Investing.com – Citi Research has become more bearish on risks, recommending selling any rallies.
At 07:00 ET (11:00 GMT), the EUR/USD pair was up 0.1% at $1.0926, after falling about 0.3% over the past week.
The U.S. central bank signaled last month that it had become more bearish on risks, noting that volatility tends to move mechanically higher as the U.S. election approaches, as well as concerns that the U.S. is headed for recession. The release of nonfarm payrolls data has accelerated that view as markets repriced in the possibility of a sharp downturn.
This initially led to safe haven FX outperformance and triggered a sell-off of congested carry positions. Last week saw a reversal as higher-yielding FX currencies (AUD, CAD, NOK, NZD) outperformed and lower-yielding currencies (JPY, CHF) lagged.

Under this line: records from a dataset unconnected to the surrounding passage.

# nalinbhardwaj/curdleproofs.pie

Measured on AMD Instinct MI355X. Metric: BLS12-381 G1 scalar-muls/sec at MSM size 2^20, higher is better.
Workload: dtype u32

## Files before the change

### curdleproofs_pie_amd/csrc/host_chains.h

```cpp
#pragma once

namespace cg1 {

static WinPlan make_plan(int c, bool glv = false) {
  WinPlan pl;
  const int bits = glv ? 127 : 255;
  pl.glv = glv ? 1 : 0;
  if (c > 0) { pl.cmax = c; pl.nwin = bits / c + 1; pl.n_hi = pl.nwin; }
  else {
    const int cm = -c, nw = (bits + 1 + cm - 1) / cm;
    pl.cmax = cm; pl.nwin = nw; pl.n_hi = bits + 1 - nw * (cm - 1);
    if (pl.n_hi < 0) pl.n_hi = 0;
  }
  return pl;
}

static int pick_plan_c(size_t n, int auto_plan) {
  const int c = pick_window(n);
  if (!auto_plan || c != 16) return c;
  if (n <= (1u << 14)) return -12;
  if (n <= (3u << 15)) return -13;
  if (n <= (3u << 16)) return -15;
  return 16;
}

int pick_window(size_t n) {
  if (n <= 128) return 4;
  if (n <= 8192) return 8;
  return 16;
}

static int wait_stream(Ctx* ctx) {
  if (ctx->blocking_sync) {
    HIPCHK(hipEventRecord(ctx->sync_ev, ctx->stream));
    HIPCHK(hipEventSynchronize(ctx->sync_ev));
    return CG1_OK;
  }
  HIPCHK(hipStreamSynchronize(ctx->stream));
  return CG1_OK;
}

struct PtSrc {
  enum Kind { AFFINE96 = 0, BLOBS = 1, PREPARED = 2 } kind = AFFINE96;
  const void* p = nullptr;
  const uint8_t* flags = nullptr;
  bool normalised = false;
  PtSrc() {}
  PtSrc(const void* affine96) : p(affine96) {}
};

static uint32_t blob_points_per_lane(size_t n) {
  size_t K = (n + (1u << 17) - 1) >> 17;
  return (uint32_t)(K < 1 ? 1 : (K > 16 ? 16 : K));
}

static void launch_prepare(hipStream_t st, const PtSrc& src, PreparedPoint* out, uint8_t* flags_out, uint32_t n32, uint32_t* status_words) {
  if (src.kind == PtSrc::AFFINE96) {
    hipLaunchKernelGGL(k_prepare_points, dim3((n32 + 255) / 256), dim3(256), 0, st, (const uint32_t*)src.p, out, flags_out, n32, status_words);
  } else if (src.normalised) {
    hipLaunchKernelGGL((k_prepare_blobs<false>), dim3((n32 + 127) / 128), dim3(128), 0, st, (const uint32_t*)src.p, out, flags_out, n32, 1u, status_words);
  } else {
    const uint32_t K = blob_points_per_lane(n32);
    const uint32_t lanes = (n32 + K - 1) / K;
    hipLaunchKernelGGL((k_prepare_blobs<true>), dim3((lanes + 127) / 128), dim3(128), 0, st, (const uint32_t*)src.p, out, flags_out, n32, K, status_words);
  }
}

struct ChainHooks {
  hipEvent_t before_start = nullptr, after_prepare = nullptr, before_accumulate = nullptr, after_accumulate = nullptr;
};

static int msm_enqueue(Ctx* ctx, const PtSrc& src, const void* d_scalars32, size_t n, const WinPlan& plan, int rank, int world,
                       const ChainHooks& hooks = ChainHooks()) {
  ctx->pend.active = false;
  HIPCHK(hipSetDevice(ctx->device));
  const int c = plan.cmax, nwin = plan.nwin;
  const size_t n_real = n;
  if (plan.glv) n *= 2;
  const int nlw = win_count(nwin, rank, world);
  if (nlw <= 0) return CG1_OK;
  const uint32_t NB = 1u << (c - 1);
  const uint32_t m = std::min<uint32_t>(ctx->seg_m, NB);
  const uint32_t J = NB / m;
  int nbits = 0; while ((1u << nbits) < J) ++nbits;
  const uint32_t bb = (uint32_t)c - 1u, lb2 = (bb + 1u) / 2u, hb2 = bb - lb2;
  const bool use2d = ctx->reduce_2d != 0;
  const uint32_t nitems = use2d ? 1u + hb2 + lb2 : 1u + (uint32_t)nbits;
  const size_t nb_total = (size_t)nlw * NB;
  uint32_t L0 = ctx->L0;
  while (L0 < 65536u && ((uint64_t)n * (uint64_t)nlw >> 18) > (uint64_t)L0) L0 <<= 1;
  if (ctx->chunk_rule && world == 1) {
    const uint64_t entries = (uint64_t)n * (uint64_t)nlw;
    if (entries >= (1ull << 20) && entries < (1ull << 21) && L0 < 10u) L0 = 10u;
    if (entries >= (1ull << 21) && entries < (1ull << 24) && nb_total > (size_t)ctx->rowcol_quad_max) {
      const double mload = (double)n / (double)(1u << bb);
      uint32_t want = (uint32_t)(mload + 8.0 * std::sqrt(mload) + 1.0);
      if (entries < (1ull << 22) && want > 20u) want = 20u;
      if (want > L0) L0 = want;
    }
  }
  int rc = ensure(ctx, n, nb_total, nlw, nitems, L0, src.kind != PtSrc::PREPARED);
  if (rc) return rc;
  hipStream_t st = ctx->stream;
  const uint32_t n32 = (uint32_t)n;
  const uint32_t gn = (n32 + 255) / 256;
  const int profile = ctx->profile;
  auto h0 = std::chrono::steady_clock::now();
  const bool resident = src.kind == PtSrc::PREPARED;
  const PreparedPoint* pts = resident ? static_cast<const PreparedPoint*>(src.p) : ctx->d_pts;
  const uint8_t* flags = resident ? src.flags : ctx->d_flags;
  const size_t nout_words = (size_t)nlw * nitems;
  uint32_t* bad_flag = reinterpret_cast<uint32_t*>(ctx->d_out + nout_words);
  if (hooks.before_start) HIPCHK(hipStreamWaitEvent(st, hooks.before_start, 0));
  if (profile >= 2) HIPCHK(hipEventRecord(ctx->ev[0], st));
  const uint32_t n_real32 = (uint32_t)n_real;
  if (resident) HIPCHK(hipMemsetAsync(bad_flag, 0, 16, st));
  else {
    launch_prepare(st, src, ctx->d_pts, ctx->d_flags, n_real32, bad_flag);
    if (plan.glv) hipLaunchKernelGGL(k_phi_records, dim3((n_real32 + 255) / 256), dim3(256), 0, st, ctx->d_pts, ctx->d_flags, n_real32);
  }
  if (hooks.after_prepare) HIPCHK(hipEventRecord(hooks.after_prepare, st));
  if (profile >= 2) HIPCHK(hipEventRecord(ctx->ev[1], st));
  const uint32_t nblk = (uint32_t)((nb_total + SCAN_ITEMS - 1) / SCAN_ITEMS);
  if (ctx->use_partition_sort && n <= PART_MAX_N) {
    const uint32_t want_sub = ctx->sort_sub_bits ? (uint32_t)ctx->sort_sub_bits : (n <= ((size_t)1 << 16) ? 7u : 8u);
    uint32_t sub_bits = bb < want_sub ? bb : want_sub;
    while (bb - sub_bits > 7u) ++sub_bits;
    const uint32_t nbins = 1u << (bb - sub_bits);
    const uint32_t nslices = (n32 + PART_TILE - 1) / PART_TILE;
    const uint32_t nbc = (uint32_t)nlw * nbins * nslices;
    hipLaunchKernelGGL(k_digits, dim3((n_real32 + 255) / 256), dim3(256), 0, st, (const uint32_t*)d_scalars32, flags, ctx->d_digits, n_real32, plan, rank, world, bad_flag);
    hipLaunchKernelGGL(k_part_count, dim3(nslices, nlw), dim3(256), 0, st, ctx->d_digits, ctx->d_blockcnt, n32, nslices, nbins, sub_bits);
    const uint32_t ublk = (nbc + SCAN_ITEMS - 1) / SCAN_ITEMS;
    if (ctx->scan_one && nbc <= USCAN1_MAX) {
      hipLaunchKernelGGL(k_uscan_one, dim3(1), dim3(1024), 0, st, ctx->d_blockcnt, nbc);
    } else {
      hipLaunchKernelGGL(k_uscan1, dim3(ublk), dim3(256), 0, st, ctx->d_blockcnt, ctx->d_ublocktot, nbc);
      hipLaunchKernelGGL(k_uscan2, dim3(1), dim3(256), 0, st, ctx->d_ublocktot, ublk, ctx->d_blockcnt, nbc);
      hipLaunchKernelGGL(k_uscan3, dim3(ublk), dim3(256), 0, st, ctx->d_ublocktot, ctx->d_blockcnt, nbc);
    }
    if (profile >= 2) HIPCHK(hipEventRecord(ctx->ev[2], st));
    hipLaunchKernelGGL(k_part_scatter, dim3(nslices, nlw), dim3(256), 0, st, ctx->d_digits, ctx->d_blockcnt, ctx->d_part, n32, nslices, nbins, sub_bits, ctx->stage_sort);
    const uint32_t nbt = (uint32_t)nlw * nbins;
    const int big_bins = ctx->big_bins && n32 > 2u * BIN_STAGE;
    hipLaunchKernelGGL(k_slice_plan, dim3(1), dim3(256), 0, st, ctx->d_blockcnt, nbt, nslices, ctx->d_slice_base, ctx->d_bigflag, big_bins);
    hipLaunchKernelGGL(k_bin_sort, dim3(nbt), dim3(256), 0, st, ctx->d_part, ctx->d_blockcnt, ctx->d_hist, ctx->d_sorted, nbt, nslices, sub_bits, ctx->stage_sort, ctx->d_bigflag);
    if (big_bins) {
      const uint32_t max_slices = (uint32_t)(((size_t)n * (size_t)nlw) / SLICE + nbt + 1);
      hipLaunchKernelGGL(k_slice_count, dim3(max_slices), dim3(256), 0, st, ctx->d_part, ctx->d_blockcnt, nbt, nslices, ctx->d_slice_base, ctx->d_slicehist);
      hipLaunchKernelGGL(k_slice_prefix, dim3(nbt), dim3(256), 0, st, ctx->d_blockcnt, nslices, sub_bits, ctx->d_slice_base, ctx->d_bigflag, ctx->d_slicehist, ctx->d_subbase, ctx->d_hist);
      hipLaunchKernelGGL(k_slice_scatter, dim3(max_slices), dim3(256), 0, st, ctx->d_part, ctx->d_blockcnt, nbt, nslices, ctx->d_slice_base, ctx->d_slicehist, ctx->d_subbase, ctx->d_sorted);
    }
    if (profile >= 2) HIPCHK(hipEventRecord(ctx->ev[3], st));
    if (ctx->scan_one && nb_total <= SCAN1_MAX) {
      hipLaunchKernelGGL(k_scan_one, dim3(1), dim3(1024), 0, st, ctx->d_hist, ctx->d_off, ctx->d_choff, (uint32_t)nb_total, L0);
    } else {
      hipLaunchKernelGGL(k_scan1, dim3(nblk), dim3(256), 0, st, ctx->d_hist, ctx->d_off, ctx->d_choff, ctx->d_blocktot, (uint32_t)nb_total, L0);
      hipLaunchKernelGGL(k_scan2, dim3(1), dim3(256), 0, st, ctx->d_blocktot, nblk, ctx->d_off, ctx->d_choff, (uint32_t)nb_total);
      hipLaunchKernelGGL(k_scan3, dim3(nblk), dim3(256), 0, st, ctx->d_blocktot, ctx->d_off, ctx->d_choff, (uint32_t)nb_total);
    }
  } else {
    HIPCHK(hipMemsetAsync(ctx->d_hist, 0, nb_total * 4, st));
    hipLaunchKernelGGL(k_hist, dim3(gn), dim3(256), 0, st, (const uint32_t*)d_scalars32, flags, ctx->d_hist, n32, plan, rank, world, bad_flag);
    if (profile >= 2) HIPCHK(hipEventRecord(ctx->ev[2], st));
    hipLaunchKernelGGL(k_scan1, dim3(nblk), dim3(256), 0, st, ctx->d_hist, ctx->d_off, ctx->d_choff, ctx->d_blocktot, (uint32_t)nb_total, L0);
    hipLaunchKernelGGL(k_scan2, dim3(1), dim3(256), 0, st, ctx->d_blocktot, nblk, ctx->d_off, ctx->d_choff, (uint32_t)nb_total);
    hipLaunchKernelGGL(k_scan3, dim3(nblk), dim3(256), 0, st, ctx->d_blocktot, ctx->d_off, ctx->d_choff, (uint32_t)nb_total);
    if (profile >= 2) HIPCHK(hipEventRecord(ctx->ev[3], st));
    hipLaunchKernelGGL(k_scatter, dim3(gn), dim3(256), 0, st, (const uint32_t*)d_scalars32, flags, ctx->d_hist, ctx->d_off, ctx->d_sorted, n32, plan, rank, world);
  }
  HIPCHK(hipMemsetAsync(ctx->d_zblock, 0, zblock_clear_bytes(ctx), st));
  hipLaunchKernelGGL(k_chunk_desc, dim3((uint32_t)std::min<size_t>(CHUNK_DESC_BLOCKS, (nb_total + 255) / 256)), dim3(256), 0, st, ctx->d_off, ctx->d_choff, ctx->d_desc, ctx->d_lenhist, ctx->d_heavy, (uint32_t)ctx->cap_heavy, (uint32_t)nb_total, L0, ctx->d_any_multi);
  const size_t max_chunks = nb_total + (n * (size_t)nlw) / L0 + 1;
  const uint32_t gchunks = (uint32_t)((max_chunks + 255) / 256);
  hipLaunchKernelGGL(k_len_scan, dim3(1), dim3(256), 0, st, ctx->d_lenhist, ctx->d_lenhist + LEN_BINS, ctx->d_off + nb_total, ctx->d_choff + nb_total, bad_flag);
  hipLaunchKernelGGL(k_order, dim3((gchunks + ORDER_PER - 1) / ORDER_PER), dim3(256), 0, st, ctx->d_desc, ctx->d_choff + nb_total, ctx->d_lenhist + LEN_BINS, ctx->d_order);
  if (hooks.before_accumulate) HIPCHK(hipStreamWaitEvent(st, hooks.before_accumulate, 0));
  if (profile >= 1) HIPCHK(hipEventRecord(ctx->ev[4], st));
  hipLaunchKernelGGL(k_accumulate, dim3(gchunks), dim3(256), 0, st, ctx->d_desc, ctx->d_choff + nb_total, ctx->d_order, ctx->d_sorted, pts, ctx->d_sums);
  if (profile >= 1) HIPCHK(hipEventRecord(ctx->ev[5], st));
  if (hooks.after_accumulate) HIPCHK(hipEventRecord(hooks.after_accumulate, st));
  hipLaunchKernelGGL(k_heavy_combine, dim3(512), dim3(256), 0, st, ctx->d_heavy, (uint32_t)ctx->cap_heavy, ctx->d_choff, ctx->d_sums, ctx->d_combined);
  const bool small_quad = ctx->quad && ctx->rowcol_quad && nb_total <= (size_t)ctx->rowcol_quad_max;
  const bool rows_fold = small_quad && use2d && ctx->rowcol_row && ctx->tree_row && nb_total <= 8192;
  if (rows_fold) {}
  else if (small_quad && ctx->fold_quad)
    hipLaunchKernelGGL(k_bucket_fold_quad, dim3((uint32_t)((nb_total * 4 + 255) / 256)), dim3(256), 0, st, ctx->d_choff, ctx->d_sums, ctx->d_combined, (uint32_t)nb_total, ctx->d_any_multi);
  else if (ctx->fold_pass)
    hipLaunchKernelGGL(k_bucket_fold, dim3((uint32_t)((nb_total + 255) / 256)), dim3(256), 0, st, ctx->d_choff, ctx->d_sums, ctx->d_combined, (uint32_t)nb_total, ctx->d_any_multi);
  bool tree_exports = false;
  if (use2d) {
    const uint32_t R = 1u << hb2, Cn = 1u << lb2;
    const uint32_t lpr = Cn < 32u ? Cn : 32u, lpc = R < 16u ? R : 16u;
    const uint32_t nrow_blocks = ((uint32_t)nlw * R + (256u / lpr) - 1u) / (256u / lpr);
    const uint32_t ncol_blocks = ((uint32_t)nlw * Cn + (256u / lpc) - 1u) / (256u / lpc);
    PointSum* rowsum = ctx->d_segrun;
    PointSum* colsum = ctx->d_segtot;
    if (small_quad) {
      uint32_t lgq = (R == Cn) ? 2u : 3u;
      if (ctx->rowcol_lgq >= 2 && ctx->rowcol_lgq <= 4) lgq = (uint32_t)ctx->rowcol_lgq;
      const uint32_t rc_waves = ((uint32_t)nlw * (R + Cn) + (16u >> lgq) - 1u) / (16u >> lgq);
      if (ctx->rowcol_row && ctx->tree_row)
        hipLaunchKernelGGL(k_rowcol_quad_row, dim3(((uint32_t)nlw * (R + Cn) + 3u) / 4u), dim3(256), 0, st, ctx->d_choff, ctx->d_sums, ctx->d_combined,
                           rowsum, colsum, (uint32_t)nlw, hb2, lb2);
      else
      hipLaunchKernelGGL(k_rowcol_quad, dim3((rc_waves + 3u) / 4u), dim3(256), 0, st, ctx->d_choff, ctx->d_sums,
                         rowsum, colsum, (uint32_t)nlw, hb2, lb2, lgq);
    }
    else
      hipLaunchKernelGGL(k_rowcol, dim3(nrow_blocks + ncol_blocks), dim3(256), 0, st, ctx->d_choff, ctx->d_sums, ctx->d_combined,
                         rowsum, colsum, (uint32_t)nlw, hb2, lb2, nrow_blocks, ctx->quad);
    if (profile >= 2) HIPCHK(hipEventRecord(ctx->ev[6], st));
    const uint32_t tree_threads = std::min<uint32_t>(512u, std::max<uint32_t>(64u, 4u << std::max(hb2, lb2)) >> (ctx->tree_shift >= 0 ? ctx->tree_shift : (ctx->tree_half ? 1 : 0)));
    if (ctx->tree_row) {
      uint32_t W = (1u << std::max(hb2, lb2)) >> 3;
      W = W < 1u ? 1u : (W > 16u ? 16u : W);
      tree_exports = ctx->zero_copy != 0;
      if (tree_exports) ++ctx->seq;
      hipLaunchKernelGGL(k_small_tree_row, dim3(nitems, nlw), dim3(64u * W), 0, st, rowsum, colsum, ctx->d_out, hb2, lb2,
                         tree_exports ? ctx->h_out_dev : (PointWords*)nullptr, bad_flag, ctx->h_flag_dev, ctx->seq);
    }
    else if (ctx->quad) hipLaunchKernelGGL(k_small_tree_quad, dim3(nitems, nlw), dim3(std::max<uint32_t>(64u, tree_threads)), 0, st, rowsum, colsum, ctx->d_out, hb2, lb2);
    else hipLaunchKernelGGL(k_small_tree, dim3(nitems, nlw), dim3(256), 0, st, rowsum, colsum, ctx->d_out, hb2, lb2);
  } else {
    const uint32_t nseg_total = (uint32_t)(nb_total / m);
    hipLaunchKernelGGL(k_seg_reduce, dim3((nseg_total + 255) / 256), dim3(256), 0, st, ctx->d_choff, ctx->d_sums, ctx->d_combined, ctx->d_segrun, ctx->d_segtot, nseg_total, m);
    if (profile >= 2) HIPCHK(hipEventRecord(ctx->ev[6], st));
    uint32_t S = (J + BT_ELEMS - 1) / BT_ELEMS; if (S < 1) S = 1; if (S > 64) S = 64;
    hipLaunchKernelGGL(k_bit_tree, dim3(nitems, nlw, S), dim3(256), 0, st, ctx->d_segrun, ctx->d_segtot, ctx->d_partial, J);
    hipLaunchKernelGGL(k_bit_tree_final, dim3((uint32_t)(nitems * nlw)), dim3(64), 0, st, ctx->d_partial, ctx->d_out, S);
  }
  const bool zc = ctx->zero_copy != 0;
  if (zc && tree_exports) {
  } else if (zc) {
    ++ctx->seq;
    const uint32_t nvec = (uint32_t)((((size_t)nlw * nitems + 1) * sizeof(PointWords)) / 16);
    hipLaunchKernelGGL(k_export_host, dim3(1), dim3(1024), 0, st, reinterpret_cast<const uint4*>(ctx->d_out), reinterpret_cast<uint4*>(ctx->h_out_dev), nvec,
                       ctx->h_flag_dev, ctx->seq);
  } else {
    HIPCHK(hipMemcpyAsync(ctx->h_out, ctx->d_out, ((size_t)nlw * nitems + 1) * sizeof(PointWords), hipMemcpyDeviceToHost, st));
  }
  if (profile >= 2) HIPCHK(hipEventRecord(ctx->ev[7], st));
  auto h1 = std::chrono::steady_clock::now();
  Ctx::Pending& pd = ctx->pend;
  pd.zero_copy = zc; pd.seq = ctx->seq; pd.hout = ctx->h_out;
  pd.active = true; pd.c = c; pd.plan = plan; pd.rank = rank; pd.world = world; pd.nlw = nlw; pd.nbits = nbits; pd.m = m; pd.lb2 = lb2; pd.hb2 = hb2;
  pd.nitems = nitems; pd.use2d = use2d; pd.profile = profile; pd.nout_words = nout_words; pd.h0 = h0; pd.h1 = h1;
  pd.arm_helpers = ctx->arm_helpers && ctx->host_split && ctx->horner_threads > 1 && n <= ((size_t)1 << 18);
  return CG1_OK;
}
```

Citi confirmed that the G10 FX market will continue to trade according to risk sentiment.
“Markets have reached a turning point where the trading environment has become increasingly tactical and the catalytic focus has shifted from inflation to the labor market and growth,” Citi analysts said in an Aug. 12 note.
“The latter suggests that U.S. retail sales and initial claims will be more important in the risk backdrop than next week’s U.S. CPI,” Citigroup added, adding that “more clarity is expected in the coming weeks.”
Citibank has revised its call for the Fed and expects 125 basis points of cuts through the end of the year. With markets pricing in cuts of around 100 basis points over this period, this creates an asymmetric repricing until further signs of stability emerge.
“We emphasize here that a dovish repricing based on non-linear labor market weakness (USD+) is not the same as a dovish repricing based on a confirmation of deflation (USD-). The USD has clearly underperformed during this latest bout of risk aversion, but we remain bullish and are willing to sell any EUR/USD rallies towards 1.10.”